= Bu Yu =

Chinese politician

Bu Yu (born in September 1965, 卜宇), a native of Xiangshui, Jiangsu, is a politician in the People's Republic of China.

== Biography ==
Bu Yu became a member of the Chinese Communist Party (CCP) in June 1986. From July 1987 to October 1997, he held the positions of chief editor, deputy director, and editor of the Theory and Commentary Department at the Nanjing Daily. He was the editor-in-chief of the Nanjing Daily Newspaper, deputy director of the Nanjing Daily Newspaper Group, and CCP Deputy Committee Secretary in January 2007. In December 2011, he held the positions of station director, chairman of the board of directors, and CCP Committee Secretary at the Nanjing Broadcasting Television Group.
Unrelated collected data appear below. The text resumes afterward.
@@ -189,7 +197,7 @@
     unsigned eo[NC], eor[M];
 #pragma unroll
     for (int c = 0; c < NC; ++c)
-        eo[c] = 8u * (unsigned)(min(max(ty0 + ey0 + c / M, -2), a.ny + 1) * a.nx + tx0 + min(lane + 64 * (c % M), xcl) + bias);
+        eo[c] = jk3_cell_offset(ty0 + ey0 + c / M, lane + 64 * (c % M), a.nx, a.ny, tx0, xcl, bias);
 #pragma unroll
     for (int r = 0; r < M; ++r)
         eor[r] = 8u * (unsigned)((wlo ? max(ty0 - 1, -2) : min(ty0 + EY, a.ny + 1)) * a.nx + tx0 + min(lane + 64 * r, xcl) + bias);
@@ -197,11 +205,11 @@
     if constexpr (B1) {
 #pragma unroll
         for (int r = 0; r < M; ++r) {
-            eos[r] = 8u * (unsigned)(min(max(ty0 + ey0 - 1, -2), a.ny + 1) * a.nx + tx0 + min(lane + 64 * r, xcl) + bias);
-            eon[r] = 8u * (unsigned)(min(max(ty0 + ey0 + LPW, -2), a.ny + 1) * a.nx + tx0 + min(lane + 64 * r, xcl) + bias);
-        }
-    }
-    const unsigned char* const clsb = a.cls + a.clead - bias;
+            eos[r] = jk3_cell_offset(ty0 + ey0 - 1, lane + 64 * r, a.nx, a.ny, tx0, xcl, bias);
+            eon[r] = jk3_cell_offset(ty0 + ey0 + LPW, lane + 64 * r, a.nx, a.ny, tx0, xcl, bias);
+        }
+    }
+    const unsigned char* const clsb = jk3_class_base(a.cls, a.clead, bias);
     const double* const xb0 = a.x - bias;
     const double* const fb0 = a.f - bias;
     auto sbase = [](const void* p) -> gcptr_t {
@@ -222,6 +230,27 @@
     };
     const int pmin = -a.plo - 1, pmax = a.nz + a.phi;
 
+    constexpr bool PLANNED = !ESC && NW == 16 && LPW == 2 && M == 1 && K >= 3;
+    int klo = 0x7fffffff, khi = 0x7fffffff, kform = 0;
+    if constexpr (PLANNED) {
+        if (a.plan) {
+            const int* const pw = a.plan + 4 * ((int)tt * NW + wave);
+            const int top = a.nz - K - 1;
+            const int lo0 = max(max(pw[0], 1), z0 - K), hi0 = min(pw[1] - K, top);
+            const int lo1 = max(max(pw[2], 1), z0 - K), hi1 = min(pw[3] - K, top);
+            const int n0 = min(hi0, z1) - lo0, n1 = min(hi1, z1) - lo1;
+            if (n0 > 0 && n0 >= n1) {
+                klo = __builtin_amdgcn_readfirstlane(lo0);
+                khi = __builtin_amdgcn_readfirstlane(hi0);
+            } else if (n1 > 0) {
+                klo = __builtin_amdgcn_readfirstlane(lo1);
+                khi = __builtin_amdgcn_readfirstlane(hi1);
+                kform = 1;
+            }
+        }
+    }
+    auto interior_step = [&](int k) -> bool { return PLANNED && k >= klo && k < khi; };
+
     double acc[K][NC], fr[K][NC];
     double XA[NC], XB[PF == 2 ? NC : 1], hyA[M], hyB[PF == 2 ? M : 1];
     int CA[NC], CB[PF == 2 ? NC : 1];
@@ -246,7 +275,7 @@
 #pragma unroll
     for (int c = 0; c < (B1 ? NC : 1); ++c) XP[c] = 0.0;
 
-    auto load_slice = [&](const int i, const int n, const int plane, const int fplane, double (&X)[NC], int (&C)[NC], double (&hy)[M])
+    auto load_slice = [&](const int i, const int n, const int plane, const int fplane, const bool noc, double (&X)[NC], int (&C)[NC], double (&hy)[M])
         __attribute__((always_inline)) {
         const int64_t o = (int64_t)min(max(plane, pmin), pmax) * a.P;
         const gcptr_t cb = sbase(clsb + o);
@@ -256,7 +285,7 @@
         for (int c = 0; c < NC; ++c) {
             if ((c * n) / NC != i) continue;
             X[c] = ldd(xb, eo[c]);
-            C[c] = ldc(cb, eo[c]);
+            if (!noc) C[c] = ldc(cb, eo[c]);
             if constexpr (PF == 2) FN[c] = ldd(fb, eo[c]);
             else fr[K - 1][c] = ldd(fb, eo[c]);
         }
@@ -480,76 +509,96 @@
             k_out = (__attribute__((address_space(1))) char*)(((unsigned long long)hi << 32) | lo);
         }
 #pragma unroll
-        for (int c = 0; c < NC; ++c) {
-            asm volatile("" : "+v"(C[c]));
-            asm volatile("" : "+v"(X[c]));
-            C[c] &= 255;
-        }
-        if constexpr (ESC) {
-            if (a.escape) {
-                const int64_t mp = (int64_t)min(max(k + K, pmin), pmax) * a.P - bias + a.mlead;
-                const int sh = a.sshift;
-                const double* const dv = a.dvals;
-                auto at = [&](int64_t m, int slot) -> double { return dv[((((m >> sh) << 2) + slot) << sh) + (m & (((int64_t)1 << sh) - 1))]; };
-                unsigned long long em[NC];
-                unsigned total = 0u;
-#pragma unroll
-                for (int c = 0; c < NC; ++c) {
-                    if (C[c] == CLS_ESCAPE && (standin >> c & 1u)) C[c] = 0;
-                    em[c] = __ballot(C[c] == CLS_ESCAPE);
-                    total += (unsigned)__popcll(em[c]);
-                }
-                if (total != 0u) {
-                    unsigned b0 = 0u;
-                    if (lane == 0) b0 = atomicAdd(esc_count, total);
-                    b0 = (unsigned)__builtin_amdgcn_readfirstlane((int)b0);
-                    double e[NC][7];
+        for (int c = 0; c < NC; ++c) asm volatile("" : "+v"(X[c]));
+        const bool interior = interior_step(k);
+        if constexpr (PLANNED) {
+            if (k == khi) {
+                unsigned m = 0;
+#pragma unroll
+                for (int c = 0; c < NC; ++c)
+                    if (__builtin_amdgcn_readfirstlane((int)(__ballot(cls_of(0, c) != cmain) == 0ull))) m |= 1u << c;
+                fast = 0;
+#pragma unroll
+                for (int j = 0; j < K; ++j) {
+                    fast |= (unsigned long long)m << (j * NC);
+#pragma unroll
+                    for (int q = 0; q < CW; ++q) cw[j][q] = cw[0][q];
+                }
+            }
+        }
+        int form = kform;
+        if (!interior) {
+#pragma unroll
+            for (int c = 0; c < NC; ++c) {
+                asm volatile("" : "+v"(C[c]));
+                C[c] &= 255;
+            }
+            if constexpr (ESC) {
+                if (a.escape) {
+                    const int64_t mp = (int64_t)min(max(k + K, pmin), pmax) * a.P - bias + a.mlead;
+                    const int sh = a.sshift;
+                    const double* const dv = a.dvals;
+                    auto at = [&](int64_t m, int slot) -> double { return dv[((((m >> sh) << 2) + slot) << sh) + (m & (((int64_t)1 << sh) - 1))]; };
+                    unsigned long long em[NC];
+                    unsigned total = 0u;
 #pragma unroll
                     for (int c = 0; c < NC; ++c) {
-                        if (C[c] == CLS_ESCAPE) {
-                            const int64_t m = mp + (int64_t)(eo[c] >> 3);
-                            e[c][0] = at(m - a.P, 3); e[c][1] = at(m - a.nx, 2); e[c][2] = at(m - 1, 1);
-                            e[c][3] = at(m, 0); e[c][4] = at(m, 1); e[c][5] = at(m, 2); e[c][6] = at(m, 3);
+                        if (C[c] == CLS_ESCAPE && (standin >> c & 1u)) C[c] = 0;
+                        em[c] = __ballot(C[c] == CLS_ESCAPE);
+                        total += (unsigned)__popcll(em[c]);
+                    }
+                    if (total != 0u) {
+                        unsigned b0 = 0u;
+                        if (lane == 0) b0 = atomicAdd(esc_count, total);
+                        b0 = (unsigned)__builtin_amdgcn_readfirstlane((int)b0);
+                        double e[NC][7];
+#pragma unroll
+                        for (int c = 0; c < NC; ++c) {
+                            if (C[c] == CLS_ESCAPE) {
+                                const int64_t m = mp + (int64_t)(eo[c] >> 3);
+                                e[c][0] = at(m - a.P, 3); e[c][1] = at(m - a.nx, 2); e[c][2] = at(m - 1, 1);
+                                e[c][3] = at(m, 0); e[c][4] = at(m, 1); e[c][5] = at(m, 2); e[c][6] = at(m, 3);
+                            }
+                        }
+#pragma unroll
+                        for (int c = 0; c < NC; ++c) {
+                            if (C[c] == CLS_ESCAPE) {
+                                const unsigned below = __builtin_amdgcn_mbcnt_hi((unsigned)(em[c] >> 32), __builtin_amdgcn_mbcnt_lo((unsigned)em[c], 0u));
+                                const int row = DYN0 + (int)((b0 + below) & (unsigned)(jk3_pool(K) - 1));
+                                double* const tr = sT + CLS_W * row;
+#pragma unroll
+                                for (int i = 0; i < 7; ++i) tr[i] = e[c][i];
+                                tr[7] = a.omega * (1.0 / (e[c][3] != 0.0 ? e[c][3] : 1.0));
+                                C[c] = row;
+                            }
+                            b0 += (unsigned)__popcll(em[c]);
                         }
                     }
-#pragma unroll
-                    for (int c = 0; c < NC; ++c) {
-                        if (C[c] == CLS_ESCAPE) {
-                            const unsigned below = __builtin_amdgcn_mbcnt_hi((unsigned)(em[c] >> 32), __builtin_amdgcn_mbcnt_lo((unsigned)em[c], 0u));
-                            const int row = DYN0 + (int)((b0 + below) & (unsigned)(jk3_pool(K) - 1));
-                            double* const tr = sT + CLS_W * row;
-#pragma unroll
-                            for (int i = 0; i < 7; ++i) tr[i] = e[c][i];
-                            tr[7] = a.omega * (1.0 / (e[c][3] != 0.0 ? e[c][3] : 1.0));
-                            C[c] = row;
-                        }
-                        b0 += (unsigned)__popcll(em[c]);
-                    }
-                }
-            }
-        }
-        {
-            unsigned m = 0;
-#pragma unroll
-            for (int q = 0; q < CW; ++q) cw[K][q] = 0u;
-#pragma unroll
-            for (int c = 0; c < NC; ++c) {
-                cw[K][c / CPR] |= (unsigned)C[c] << (CBITS * (c % CPR));
-                if (__builtin_amdgcn_readfirstlane((int)(__ballot(C[c] != cmain) == 0ull))) m |= 1u << c;
-            }
-            fast |= (unsigned long long)m << (K * NC);
-        }
-        int form = 2;
-        if ((a.plo > 0 || k >= 1) && (a.phi > 0 || k + K + 1 < a.nz)) {
-            if (fast == ALLFAST) {
-                form = 0;
-            } else {
-                bool same = true;
-#pragma unroll
-                for (int j = 0; j <= K; ++j)
-#pragma unroll
-                    for (int c = 0; c < NC; ++c) same = same && cls_of(j, c) == cls_of(0, c);
-                if (__builtin_amdgcn_readfirstlane((int)(__ballot(!same) == 0ull))) form = 1;
+                }
+            }
+            {
+                unsigned m = 0;
+#pragma unroll
+                for (int q = 0; q < CW; ++q) cw[K][q] = 0u;
+#pragma unroll
+                for (int c = 0; c < NC; ++c) {
+                    cw[K][c / CPR] |= (unsigned)C[c] << (CBITS * (c % CPR));
+                    if (__builtin_amdgcn_readfirstlane((int)(__ballot(C[c] != cmain) == 0ull))) m |= 1u << c;
+                }
+                fast |= (unsigned long long)m << (K * NC);
+            }
+            form = 2;
+            if ((a.plo > 0 || k >= 1) && (a.phi > 0 || k + K + 1 < a.nz)) {
+                if (fast == ALLFAST) {
+                    form = 0;
+                } else {
+                    bool same = true;
+#pragma unroll
+                    for (int j = 0; j <= K; ++j)
+#pragma unroll
+                        for (int c = 0; c < NC; ++c) same = same && cls_of(j, c) == cls_of(0, c);
+                    if (__builtin_amdgcn_readfirstlane((int)(__ballot(!same) == 0ull))) form = 1;
+                }
             }
         }
         if (a.force_form >= 0) form = a.force_form;
@@ -576,11 +625,13 @@
             for (int j = 0; j + 1 < K; ++j) fr[j][c] = fr[j + 1][c];
             asm volatile("" : "+v"(fr[K - 2][c]));
         }
-#pragma unroll
-        for (int j = 0; j < K; ++j)
-#pragma unroll
-            for (int q = 0; q < CW; ++q) cw[j][q] = cw[j + 1][q];
-        fast >>= NC;
+        if (!interior) {
+#pragma unroll
+            for (int j = 0; j < K; ++j)
+#pragma unroll
+                for (int q = 0; q < CW; ++q) cw[j][q] = cw[j + 1][q];
+            fast >>= NC;
+        }
         __syncthreads();
         if constexpr (PF == 2) {
 #pragma unroll
@@ -597,8 +648,8 @@
         }
         auto issue = [&](const int i, const int n) __attribute__((always_inline)) {
             __builtin_amdgcn_sched_barrier(0);
-            if constexpr (PF == 2) load_slice(i, n, k + K + 2, k + K + 1, XN, CN, hyN);
-            else load_slice(i, n, k + K + 1, k + K, X, C, hy);
+            if constexpr (PF == 2) load_slice(i, n, k + K + 2, k + K + 1, interior_step(k + 2), XN, CN, hyN);
+            else load_slice(i, n, k + K + 1, k + K, interior_step(k + 1), X, C, hy);
             __builtin_amdgcn_sched_barrier(0);
         };
 #pragma unroll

He was the CCP Committee secretary, director, and chairman of the board of directors of Nanjing Radio and Television Group in December 2011. He was serving as the CCP Committee secretary, director, and chairman of the board of directors of Jiangsu Radio and Television Corporation (Group) in April 2012. In 2014, he received the 13th Changjiang Taofen Award.

Additionally, he was the dean of the School of Journalism and Communication at Nanjing University. He was the vice-chairman of the Ninth Committee of the Literature Federation of Jiangsu Province in April 2015. He was the vice-chairman of the seventh board of directors of the Jiangsu Provincial Journalists Association in November 2015. He was a member of the 13th Jiangsu Provincial Committee of the Chinese Communist Party in November 2016.

In 2017, he served as the sixth vice-chairman of the China Association of Television and Radio Broadcasting (Group) of Jiangsu Province. He was also the CCP Committee Secretary, director, chairperson of the board of directors, and dean of the School of Journalism and Communication at Nanjing University.

In July 2020, Bu Yu was elected as the new Chairman of Jiangsu Provincial Television Association. He was the deputy director of the Committee of Professional Ethics Construction in Television Sector of the China Television Association in December 2020. He was the director of the Press Office of the Jiangsu Provincial Government from June 2022 to March 2023.